→ **Extracted information**:
***

static const CholG3Plan* chol_g3_plan(int K, int NBO, int NBI) {
    static std::mutex m;
    static std::map<std::tuple<int, int, int, int>, CholG3Plan*> plans;
    const int min_chunks = chol_g3_min_chunks();
    const int target_items = chol_g3_target_items(K);
    std::lock_guard<std::mutex> lock(m);
    const auto key = std::make_tuple(K, NBO, NBI, min_chunks * 1024 + target_items);
    auto it = plans.find(key);
    if (it != plans.end()) return it->second;
    CholG3Plan* pl = new CholG3Plan();
    std::vector<char> bytes;
    auto add = [&](int Tm, int Tn, int c_end, int tri) {
        G3Step st;
        if (min_chunks <= 0 || K % 8 != 0 || g3_row_chunks(Tm, Tn, c_end, tri) * G3_CHUNK_ROWS < (long)min_chunks * 128) return st;
        std::vector<G3Item> items;
        std::vector<G3Red> red;
        g3_plan_row(Tm, Tn, c_end, tri, items, red, target_items);
        st.n_items = (int)items.size();
        st.n_red = (int)red.size();
        st.item_off = qt_align_up(bytes.size(), 256);
        bytes.resize(st.item_off + items.size() * sizeof(G3Item));
        memcpy(bytes.data() + st.item_off, items.data(), items.size() * sizeof(G3Item));
        st.red_off = qt_align_up(bytes.size(), 256);
        bytes.resize(st.red_off + red.size() * sizeof(G3Red));
        if (!red.empty()) memcpy(bytes.data() + st.red_off, red.data(), red.size() * sizeof(G3Red));
        for (const G3Red& r : red) pl->max_slabs = pl->max_slabs > r.first + r.count ? pl->max_slabs : r.first + r.count;
        pl->any = true;
        return st;
    };
    for (int J0 = 0; J0 < K; J0 += NBO) {
        const int J1 = (K - J0 < NBO) ? K : J0 + NBO;
        pl->fac.push_back(J0 == 0 ? G3Step() : add((J1 - J0 + 255) / 256, (K - J0 + 255) / 256, J0 / G3_CHUNK_ROWS, 0));
    }
    for (int I0 = 0; I0 < K; I0 += NBI) {
        const int I1 = (K - I0 < NBI) ? K : I0 + NBI;
        pl->inv.push_back(I0 == 0 ? G3Step() : add((I1 - I0 + 255) / 256, (I0 + 255) / 256, I0 / G3_CHUNK_ROWS, 1));
    }
    if (pl->any) {
        pl->blob_bytes = qt_align_up(bytes.size(), 256);
        if (hipHostMalloc((void**)&pl->blob, pl->blob_bytes, hipHostMallocDefault) != hipSuccess) {
            pl->any = false;
            pl->blob = nullptr;
        } else {
            memcpy(pl->blob, bytes.data(), bytes.size());
        }
    }
    if (!pl->any) {
        pl->blob_bytes = 0;
        pl->max_slabs = 0;
        for (G3Step& st : pl->fac) st = G3Step();
        for (G3Step& st : pl->inv) st = G3Step();
    }
    plans[key] = pl;
    return pl;
}
static size_t chol_g3_ws_bytes(const CholG3Plan* pl, int K) {
    if (!pl->any) return 0;
    return 2 * qt_align_up((size_t)3 * K * K * 2, 256) + (size_t)pl->max_slabs * 256 * 256 * 4 + pl->blob_bytes + 256;
}

static const CholG3Plan* chol_blocks(int K, int& NBO, int& NBI) {
    const int eo = chol_block_env("QT_CHOL_NBO"), ei = chol_block_env("QT_CHOL_NBI");
    NBO = eo ? eo : 512;
    NBI = ei ? ei : 512;
    const CholG3Plan* pl = chol_g3_plan(K, NBO, NBI);
    if (pl->any) return pl;
    NBO = eo ? eo : 256;
    NBI = ei ? ei : 256;
    return chol_g3_plan(K, NBO, NBI);
}

constexpr int LDP = NB + 1;

constexpr int LDT = NB + 4;
constexpr int RD_STRIDE = NB * NB + 4 * 32 * 32;

#define QT_SEL4(kb, v0, v1, v2, v3) ((kb) == 0 ? (v0) : (kb) == 1 ? (v1) : (kb) == 2 ? (v2) : (v3))

constexpr int LDA = NB + 4;

__device__ __forceinline__ float readlane_f(float v, int lane) {
    return __int_as_float(__builtin_amdgcn_readlane(__float_as_int(v), lane));
}

__device__ __forceinline__ void mma32_tn(const float* A, int lda, const float* B, int ldb, f32x16& acc,
                                         int l31, int h, bool negate_a) {
#pragma unroll
    for (int kk = 0; kk < 16; ++kk) {
        float a = A[(2 * kk + h) * lda + l31];
        const float b = B[(2 * kk + h) * ldb + l31];
        if (negate_a) a = -a;
        acc = __builtin_amdgcn_mfma_f32_32x32x2f32(a, b, acc, 0, 0, 0);
    }
}

constexpr int POTF2_THREADS = 512, POTF2_WAVES = POTF2_THREADS / 64;
__global__ __launch_bounds__(POTF2_THREADS) void potf2_kernel(const float* P, int64_t ldp, int n,
                                                    float* Rout, int64_t ldr,
                                                    float* __restrict__ Rd, int32_t* info, int col0, int prio,
                                                    int64_t bsP, int64_t bsRd) {
    qt_set_chain_prio(prio);
    if (blockIdx.x) {
        P += (size_t)blockIdx.x * bsP;
        Rout += (size_t)blockIdx.x * bsP;
        Rd += (size_t)blockIdx.x * bsRd;
        info += blockIdx.x;
    }
    extern __shared__ __attribute__((aligned(16))) float sm[];
    float* As = sm;
    float* Xs = sm + NB * LDA;
    const int tid = threadIdx.x, lane = tid & 63;
    const int wave = __builtin_amdgcn_readfirstlane(tid >> 6);
    const int l31 = lane & 31, h = lane >> 5;

    if ((ldp & 3) == 0 && (n & 3) == 0 && (((uintptr_t)P) & 15) == 0) {
        constexpr int NV = NB * NB / 4 / POTF2_THREADS;
        f32x4 v[NV];
#pragma unroll
        for (int r = 0; r < NV; ++r) {
            const int e4 = tid + POTF2_THREADS * r;
            const int i = e4 >> 5, j = (e4 & 31) * 4;
            const int ic = i < n ? i : n - 1, jc = j < n ? j : n - 4;
            v[r] = *(const f32x4*)(P + (size_t)ic * ldp + jc);
        }
#pragma unroll
        for (int r = 0; r < NV; ++r) {
            const int e4 = tid + POTF2_THREADS * r;
            const int i = e4 >> 5, j = (e4 & 31) * 4;
            f32x4 x;
#pragma unroll
            for (int q = 0; q < 4; ++q) x[q] = (i < n && j + q < n) ? v[r][q] : (i == j + q ? 1.0f : 0.0f);
            *(f32x4*)(As + i * LDA + j) = x;
        }
    } else {
        for (int e = tid; e < NB * NB; e += POTF2_THREADS) {
            const int i = e / NB, j = e % NB;
            const int lo = i < j ? i : j, hi = i < j ? j : i;
            float v = (i == j) ? 1.0f : 0.0f;
            if (hi < n) v = P[(size_t)lo * ldp + hi];
            As[i * LDA + j] = v;
        }
    }
    __syncthreads();

    int bad = 0;
#pragma unroll 1
    for (int kb = 0; kb < 4; ++kb) {
        float* Akk = As + (32 * kb) * LDA + 32 * kb;
        if (wave == 0) {
            f32x16 c1, c2;
#pragma unroll
            for (int r = 0; r < 16; ++r) {
                const int i = (r & 3) + 8 * (r >> 2) + 4 * h;
                c1[r] = Akk[i * LDA + l31];
                c2[r] = (i == l31) ? 1.0f : 0.0f;
            }
#pragma unroll
            for (int c = 0; c < 32; ++c) {
                const int rc = (c & 3) + 4 * (c >> 3);
                const int hc = (c >> 2) & 1;
                float piv = readlane_f(c1[rc], c + 32 * hc);
                const bool isbad = !(piv > 0.0f);
                bad = (isbad && bad == 0 && 32 * kb + c < n) ? 32 * kb + c + 1 : bad;
                piv = isbad ? 1.0f : piv;
                float rs = __builtin_amdgcn_rsqf(piv);
                rs = rs * fmaf(-0.5f * piv * rs, rs, 1.5f);
                const bool mine = h == hc;
                const float rr = c1[rc] * rs, zz = c2[rc] * rs;
                c1[rc] = mine ? rr : c1[rc];
                c2[rc] = mine ? zz : c2[rc];
                if (c < 31) {
                    const float a = (mine && l31 > c) ? -rr : 0.0f;
                    const float b1 = (mine && l31 >= c) ? rr : 0.0f, b2 = mine ? zz : 0.0f;
                    c1 = __builtin_amdgcn_mfma_f32_32x32x2f32(a, b1, c1, 0, 0, 0);
                    c2 = __builtin_amdgcn_mfma_f32_32x32x2f32(a, b2, c2, 0, 0, 0);
                }
            }
#pragma unroll
            for (int r = 0; r < 16; ++r) {
                const int i = (r & 3) + 8 * (r >> 2) + 4 * h;
                Akk[i * LDA + l31] = (i <= l31) ? c1[r] : 0.0f;
                Xs[(kb * 32 + l31) * 32 + i] = (i >= l31) ? c2[r] : 0.0f;
            }
        }
        __syncthreads();
        if (kb == 3) break;
        for (int a = kb + 1 + wave; a < 4; a += POTF2_WAVES) {
            f32x16 acc;
#pragma unroll
            for (int r = 0; r < 16; ++r) acc[r] = 0.0f;
            float* Bt = As + (32 * kb) * LDA + 32 * a;
            mma32_tn(Xs + kb * 1024, 32, Bt, LDA, acc, l31, h, false);
#pragma unroll
            for (int r = 0; r < 16; ++r) Bt[((r & 3) + 8 * (r >> 2) + 4 * h) * LDA + l31] = acc[r];
        }
        __syncthreads();
        {
            int t = 0;
            for (int a = kb + 1; a < 4; ++a)
                for (int a2 = a; a2 < 4; ++a2, ++t) {
                    if ((t % POTF2_WAVES) != wave) continue;
                    float* Ct = As + (32 * a) * LDA + 32 * a2;
                    f32x16 acc;
#pragma unroll
                    for (int r = 0; r < 16; ++r) acc[r] = Ct[((r & 3) + 8 * (r >> 2) + 4 * h) * LDA + l31];
                    mma32_tn(As + (32 * kb) * LDA + 32 * a, LDA, As + (32 * kb) * LDA + 32 * a2, LDA, acc, l31, h,
                             true);
#pragma unroll
                    for (int r = 0; r < 16; ++r) Ct[((r & 3) + 8 * (r >> 2) + 4 * h) * LDA + l31] = acc[r];
                }
        }
        __syncthreads();
    }
    if (bad != 0 && tid == 0) atomicCAS(info, 0, col0 + bad);
    const bool vec_out = (ldr & 3) == 0 && (n & 3) == 0 && (((uintptr_t)Rout) & 15) == 0;
    for (int e4 = tid; e4 < NB * NB / 4; e4 += POTF2_THREADS) {
        const int i = e4 >> 5, j = (e4 & 31) * 4;
        f32x4 v = *(const f32x4*)(As + i * LDA + j);
#pragma unroll
        for (int q = 0; q < 4; ++q) v[q] = (j + q >= i) ? v[q] : 0.0f;
        *(f32x4*)(Rd + i * NB + j) = v;
        if (i < n && j + 3 >= i && j < n) {
            if (vec_out) {
                *(f32x4*)(Rout + (size_t)i * ldr + j) = v;
            } else {
#pragma unroll
                for (int q = 0; q < 4; ++q)
                    if (j + q >= i && j + q < n) Rout[(size_t)i * ldr + j + q] = v[q];
            }
        }
    }
    for (int e4 = tid; e4 < 4 * 32 * 32 / 4; e4 += POTF2_THREADS) *(f32x4*)(Rd + NB * NB + 4 * e4) = *(const f32x4*)(Xs + 4 * e4);
}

***

→ **The task**: Write out, unaltered, the lines from the opening of the listing through the line that includes "memcpy(bytes.data() + st.item_off, items.data(), items.size()".

→ **Exercise output**:
static const CholG3Plan* chol_g3_plan(int K, int NBO, int NBI) {
    static std::mutex m;
    static std::map<std::tuple<int, int, int, int>, CholG3Plan*> plans;
    const int min_chunks = chol_g3_min_chunks();
    const int target_items = chol_g3_target_items(K);
    std::lock_guard<std::mutex> lock(m);
    const auto key = std::make_tuple(K, NBO, NBI, min_chunks * 1024 + target_items);
    auto it = plans.find(key);
    if (it != plans.end()) return it->second;
    CholG3Plan* pl = new CholG3Plan();
    std::vector<char> bytes;
    auto add = [&](int Tm, int Tn, int c_end, int tri) {
        G3Step st;
        if (min_chunks <= 0 || K % 8 != 0 || g3_row_chunks(Tm, Tn, c_end, tri) * G3_CHUNK_ROWS < (long)min_chunks * 128) return st;
        std::vector<G3Item> items;
        std::vector<G3Red> red;
        g3_plan_row(Tm, Tn, c_end, tri, items, red, target_items);
        st.n_items = (int)items.size();
        st.n_red = (int)red.size();
        st.item_off = qt_align_up(bytes.size(), 256);
        bytes.resize(st.item_off + items.size() * sizeof(G3Item));
        memcpy(bytes.data() + st.item_off, items.data(), items.size() * sizeof(G3Item));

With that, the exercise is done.